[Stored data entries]
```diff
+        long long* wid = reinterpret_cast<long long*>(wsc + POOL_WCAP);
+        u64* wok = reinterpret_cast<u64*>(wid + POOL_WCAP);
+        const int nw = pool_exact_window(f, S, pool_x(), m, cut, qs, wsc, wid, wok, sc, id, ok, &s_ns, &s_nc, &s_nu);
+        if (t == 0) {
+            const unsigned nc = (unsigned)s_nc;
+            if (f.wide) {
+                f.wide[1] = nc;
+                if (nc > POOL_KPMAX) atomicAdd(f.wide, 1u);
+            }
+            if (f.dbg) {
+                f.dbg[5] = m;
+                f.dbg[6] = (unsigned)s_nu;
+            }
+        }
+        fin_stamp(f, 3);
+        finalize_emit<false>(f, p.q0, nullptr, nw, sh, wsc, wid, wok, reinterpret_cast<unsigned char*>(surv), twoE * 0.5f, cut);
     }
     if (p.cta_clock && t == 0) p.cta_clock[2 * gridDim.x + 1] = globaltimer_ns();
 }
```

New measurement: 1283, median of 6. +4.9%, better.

:: What you should do ::
In the records above, how many lines include "unsigned"? Reply only with the number.

:: Solved exercise ::
3